Two shows and some reworked work

 I'm proud to be part of  City Life, Captured, Scene and Unseen curated by Lori Horowitz and Kathleen Migliori-Newton, now on view on the New York Artists Circle website. 

And mark your calendars; you're invited to an online Zoom Event Monday, February 6 at 7 PM, EST    Here's the link; City Life Zoom Event .

I also have two pieces in a show titled Hope out of the Darkness at the Belksie Museum in Closter, New Jersey. I'll be posting more about that next week.

This week I took a few half done drawings out of the flat file and gave them a second look.  I had put them away in boredom--I'd been looking at them for too long and nothing was happening. I don't know if absence made my heart grow fonder, but I looked and thought there might be hope for them.


I I liked the blue floor and the three arches but they were very beige, so I added a lot of Indian Yellow and Yellow Ocher and livened it up.  The photograph is lightning over south Hero VT by my brother, Rob, so it's part of the Saint Barbara project.  I'll probably add a dancing Barbara.
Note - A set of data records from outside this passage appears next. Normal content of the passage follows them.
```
static bool rows_deferred_on() { static const bool on = !(getenv("DHTS_ROWS") && !strcmp(getenv("DHTS_ROWS"), "sync")); return on; }
static bool rows_fused_on() { static const bool on = getenv("DHTS_ROWS") && !strcmp(getenv("DHTS_ROWS"), "fused"); return on; }
static int rows_exp() { static const int e = getenv("DHTS_ROWS_EXP") ? (atoi(getenv("DHTS_ROWS_EXP")) & 2) : 0; return e; }
struct RowsQueued { BamCols bc; RowsStr so; };
static int rows_queue(dhts_ctx *c, const BamStream &st, int64_t ntiles, const TileOut &to, uint32_t colmask, RowsQueued &rq) {
    const uint64_t ulen = st.ulen;
    int64_t rcap = (int64_t)(ulen / 160) + 4096; if (c->rows_hint > rcap) rcap = c->rows_hint;
    const uint64_t guess[5] = {ulen / 8 + 65536, ulen / 16 + 65536, ulen / 2 + 65536, ulen / 2 + 65536, ulen / 16 + 65536};
    const uint32_t str_cols = (1u << DHTS_BAM_QNAME) | (1u << DHTS_BAM_CIGAR) | (1u << DHTS_BAM_SEQ) | (1u << DHTS_BAM_QUAL) | (1u << DHTS_BAM_READ_GROUP_ID);
    const bool strings = (colmask & str_cols) != 0;
    const uint32_t hbit[5] = {1u << DHTS_BAM_QNAME, 1u << DHTS_BAM_CIGAR, 1u << DHTS_BAM_SEQ, 1u << DHTS_BAM_QUAL, 1u << DHTS_BAM_READ_GROUP_ID};
    RowsCaps caps; caps.rows = rcap;
    DevBuf *arena[5] = {&c->a_qname, &c->a_cigar, &c->a_seq, &c->a_qual, &c->a_rg};
    for (int k = 0; k < 5; k++) {
        uint64_t want = 0;
        if (colmask & hbit[k]) { want = guess[k]; if (c->heap_hint[k] > want) want = c->heap_hint[k]; }
        if (want) { ENSURE(c, *arena[k], want + PAD_BYTES); caps.heap[k] = arena[k]->cap - PAD_BYTES; } else caps.heap[k] = 0;
    }
    const size_t n = (size_t)rcap;
    ENSURE(c, c->rec_off, n * 4 + 16); ENSURE(c, c->c_rgflag, n + 64);
    ENSURE(c, c->c_flag, n * 2 + 16); ENSURE(c, c->c_pos, n * 8); ENSURE(c, c->c_mapq, n * 4); ENSURE(c, c->c_pnext, n * 8); ENSURE(c, c->c_tlen, n * 8);
    ENSURE(c, c->c_tid, n * 4); ENSURE(c, c->c_mtid, n * 4); ENSURE(c, c->c_rgidx, n * 4); ENSURE(c, c->c_rgvalid, (n / 64 + 2) * 8);
    ENSURE(c, c->l_qname, n * 4 + 16); ENSURE(c, c->l_cigar, n * 4 + 16); ENSURE(c, c->l_seq, n * 4 + 16); ENSURE(c, c->l_qual, n * 4 + 16); ENSURE(c, c->l_rg, n * 4 + 16);
    ENSURE(c, c->cig_rel, n * 4); ENSURE(c, c->ncig_eff, n * 4); ENSURE(c, c->rg_rel, n * 4); ENSURE(c, c->alen_qual, n * 4);
    ENSURE(c, c->o_qname, (n + 1) * 4 + 16); ENSURE(c, c->o_cigar, (n + 1) * 4 + 16); ENSURE(c, c->o_seq, (n + 1) * 4 + 16); ENSURE(c, c->o_qual, (n + 1) * 4 + 16); ENSURE(c, c->o_rg, (n + 1) * 4 + 16);
    BamDict dict; dict.n_rg = (int32_t)c->rg_id.size(); dict.rg_off = (const uint32_t *)c->d_rg_off.p; dict.rg_bytes = (const uint8_t *)c->d_rg_bytes.p; { size_t tb_ = 0; for (auto &id_ : c->rg_id) tb_ += id_.size(); dict.n_bytes = (int32_t)tb_; }
    BamCols &bc = rq.bc; memset(&bc, 0, sizeof(bc));
    bc.flag = (uint16_t *)c->c_flag.p; bc.pos = (int64_t *)c->c_pos.p; bc.mapq = (int32_t *)c->c_mapq.p; bc.pnext = (int64_t *)c->c_pnext.p;
    bc.tlen = (int64_t *)c->c_tlen.p; bc.tid = (int32_t *)c->c_tid.p; bc.mtid = (int32_t *)c->c_mtid.p; bc.rg_idx = (int32_t *)c->c_rgidx.p;
    bc.rg_valid = (uint64_t *)c->c_rgvalid.p; bc.len_qname = (uint32_t *)c->l_qname.p; bc.len_cigar = (uint32_t *)c->l_cigar.p; bc.len_seq = (uint32_t *)c->l_seq.p;
    bc.len_qual = (uint32_t *)c->l_qual.p; bc.len_rg = (uint32_t *)c->l_rg.p; bc.cig_rel = (uint32_t *)c->cig_rel.p; bc.ncig_eff = (uint32_t *)c->ncig_eff.p; bc.rg_rel = (uint32_t *)c->rg_rel.p;
    RowsStr &so = rq.so; memset(&so, 0, sizeof(so));
    so.off[0] = (uint32_t *)c->o_qname.p; so.off[1] = (uint32_t *)c->o_cigar.p; so.off[2] = (uint32_t *)c->o_seq.p; so.off[3] = (uint32_t *)c->o_qual.p; so.off[4] = (uint32_t *)c->o_rg.p;
    for (int k = 0; k < 5; k++) so.heap[k] = (uint8_t *)arena[k]->p;
    so.alen_qual = (uint32_t *)c->alen_qual.p;
    if (c->seq_packed && (colmask & (1u << DHTS_BAM_SEQ))) { ENSURE(c, c->seq_chars, n * 4 + 64); so.seq_chars = (uint32_t *)c->seq_chars.p; }
// ... 96 lines not shown
    ENSURE(c, c->t_rowbase, ntiles * 4 + 16); ENSURE(c, c->d_res, 256); ENSURE(c, c->d_nfixed, 64);
    ENSURE(c, c->t_recs, (size_t)ntiles * TL_RECS * 2 + 64); ENSURE(c, c->t_recs_first, ntiles * 8 + 64);
    ENSURE(c, c->t2_first, ntiles * 8); ENSURE(c, c->t2_end, ntiles * 8); ENSURE(c, c->t2_count, ntiles * 4); ENSURE(c, c->t2_err, ntiles * 4);
    TileOut to; to.first = (uint64_t *)c->t_first.p; to.end_next = (uint64_t *)c->t_end.p; to.count = (uint32_t *)c->t_count.p; to.err = (int32_t *)c->t_err.p;
    TileOut to2; to2.first = (uint64_t *)c->t2_first.p; to2.end_next = (uint64_t *)c->t2_end.p; to2.count = (uint32_t *)c->t2_count.p; to2.err = (int32_t *)c->t2_err.p;
    uint64_t start0;
    if (c->sam_text) start0 = 0;
    else if (c->first_batch) start0 = (c->shard_rank == 0) ? c->scan_first_uoff - out_base : NONE64;
    else start0 = 0;
    if (!c->sam_text && c->first_batch && c->shard_rank == 0 && c->scan_first_uoff < out_base) return fail(c, "internal: header beyond first batch");
    uint64_t res[4] = {0, 0, 0, 0};
    uint64_t first0 = NONE64;
    const bool speculative = (start0 == NONE64);
    const bool fused = !speculative && !(c->rg_active && !c->rg_all) && !(sharded_tail && out_base + ulen > c->h_uoff[c->shard_b1]) && rows_deferred_on();
    unsigned long long hres[16] = {0}; RowsQueued rq;
    uint64_t spec_from = 0, en0 = NONE64; int spec_tries = 0; bool restoring = false;
    SpecSkip sk; memset(&sk, 0, sizeof(sk));
    int status_attempt = 0;
    for (;;) {
        uint64_t start_eff = start0;
        if (speculative && !restoring && spec_tries > 0) {
            uint64_t *d_cand = (uint64_t *)c->d_nfixed.p + 2, cand = NONE64;
            hipLaunchKernelGGL(bam_spec_next, dim3(1), dim3(64), 0, c->stream, st, spec_from, sk, d_cand);
            HIPCHK(c, hipMemcpyAsync(&cand, d_cand, 8, hipMemcpyDeviceToHost, c->stream));
            HIPCHK(c, hipStreamSynchronize(c->stream));
            if (cand == NONE64) { spec_from = 0; restoring = true; c->tile_stats[DHTS_TS_GAVE_UP]++; }
            else { start_eff = cand; c->tile_stats[DHTS_TS_RETRIES]++; }
        }
        to.first = (uint64_t *)c->t_first.p; to.end_next = (uint64_t *)c->t_end.p; to.count = (uint32_t *)c->t_count.p; to.err = (int32_t *)c->t_err.p;
        to2.first = (uint64_t *)c->t2_first.p; to2.end_next = (uint64_t *)c->t2_end.p; to2.count = (uint32_t *)c->t2_count.p; to2.err = (int32_t *)c->t2_err.p;
        uint32_t nfh[2] = {0, 0}, bst[4] = {NONE32, 0, NONE32, 0};
        {
            KTimer tm(c, DHTS_K_TILES);
            hipLaunchKernelGGL(bam_tile_scan, dim3((unsigned)ntiles), dim3(64), 0, c->stream, st, start_eff, ntiles, to, (uint16_t *)c->t_recs.p, (uint64_t *)c->t_recs_first.p, spec_from);
            uint32_t *nf = (uint32_t *)c->d_nfixed.p;
            (void)hipMemsetAsync(nf, 0, 8, c->stream);
            for (int r = 0; r < 2; r++) {
                hipLaunchKernelGGL(bam_tile_fix, dim3((unsigned)((ntiles + 255) / 256)), dim3(256), 0, c->stream, st, TILE_BYTES, ntiles, to, to2, nf + r);
                TileOut tmp = to; to = to2; to2 = tmp;
            }
            hipLaunchKernelGGL(bam_tile_finalize, dim3(1), dim3(1024), 0, c->stream, ntiles, to, (uint32_t *)c->t_rowbase.p, (uint64_t *)c->d_res.p);
        }
        if (fused) { if (rows_queue(c, st, ntiles, to, colmask, rq)) return -1; HIPCHK(c, hipMemcpyAsync(hres, c->d_res.p, 128, hipMemcpyDeviceToHost, c->stream)); }
        HIPCHK(c, hipMemcpyAsync(res, c->d_res.p, 32, hipMemcpyDeviceToHost, c->stream));
        HIPCHK(c, hipMemcpyAsync(&first0, to.first, 8, hipMemcpyDeviceToHost, c->stream));
        if (speculative) HIPCHK(c, hipMemcpyAsync(&en0, to.end_next, 8, hipMemcpyDeviceToHost, c->stream));
        HIPCHK(c, hipMemcpyAsync(nfh, c->d_nfixed.p, 8, hipMemcpyDeviceToHost, c->stream));
        if (B.status_pending) HIPCHK(c, hipMemcpyAsync(bst, c->d_bstat.p, 16, hipMemcpyDeviceToHost, c->stream));
        HIPCHK(c, hipStreamSynchronize(c->stream));
        if (B.status_pending) {
            const int rs = batch_status_resolve(c, B, bst, status_attempt++);
            if (rs < 0) return -1;
            if (rs > 0) {
                ulen = B.ulen; final_batch = B.final_batch;
                st.ulen = ulen; st.final_batch = final_batch ? 1 : 0; c->last_stream = st;
                ntiles = (int64_t)((ulen + TILE_BYTES - 1) / TILE_BYTES); if (ntiles < 1) ntiles = 1;
                spec_from = 0; spec_tries = 0; restoring = false; sk.lists = 0;
                continue;
            }
        }
        if (g_debug) fprintf(stderr, "[dhts] tiles=%lld nfixed=%u,%u\n", (long long)ntiles, nfh[0], nfh[1]);
        c->tile_stats[DHTS_TS_REPAIRED] += (uint64_t)nfh[0] + nfh[1]; c->tile_stats[DHTS_TS_ROUNDS] += (nfh[0] != 0) + (nfh[1] != 0);
        if (nfh[1] != 0) {
            KTimer tm(c, DHTS_K_TILES);
            int rounds = 2; bool seq_fallback = false;
            for (;;) {
                (void)hipMemsetAsync(c->d_nfixed.p, 0, 4, c->stream);
// ... 285 lines not shown
```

I've been thinking about Saint Barbara.  I don't know if I've told this story but if you've heard it just humor me.  I have always remembered the painting of the Martyrdom of Saint Barbara as living in the room at the top of the great stair case at the Met.  You walk in and it's right on the right, at least twenty feet wide and ten feel tall. But I went to visit it last spring and it wasn't there!  I asked the dour elderly guard,

 "Where have they taken Saint Barbara? He looked blank.  

"You know, where her father is about to cut off her head?"

"Look in the room down the hall to your left--that room's full of folks getting their heads cut off."  I gave him another look and he kind of winked at me.

I was shocked to see that the Martyrdom of Saint Barbara is only about four by four.  Had I blown it up in my memory? How could I have been so wrong?  I'd better not ever be a witness in a murder trial.

I've been searching for images of Barbara and her Dad and I'll never draw the awful moment. I like to wonder what could have happened if they had talked things over. What if he had said, "Well, Honey, I don't get it but I love you and I've raised you to be a pretty smart cookie so if you think this new religion is for you well, who am I to say nay?"  But of course then she wouldn't be a saint, so, maybe I shouldn't try to re-write history. Here's my picture of their imaginary nice chat.


I also went back to my Red Pagodas which I had thought was just too, I don't know, just not what I was after.  But I kept at it and I'm still not convinced it's my best ever but I won't throw it away. Maybe it needs more green.


I'm glad I took a break from these pieces and I'm glad I went back to them.  Remember what that famous painter, Winston Churchill said, Never Give Up.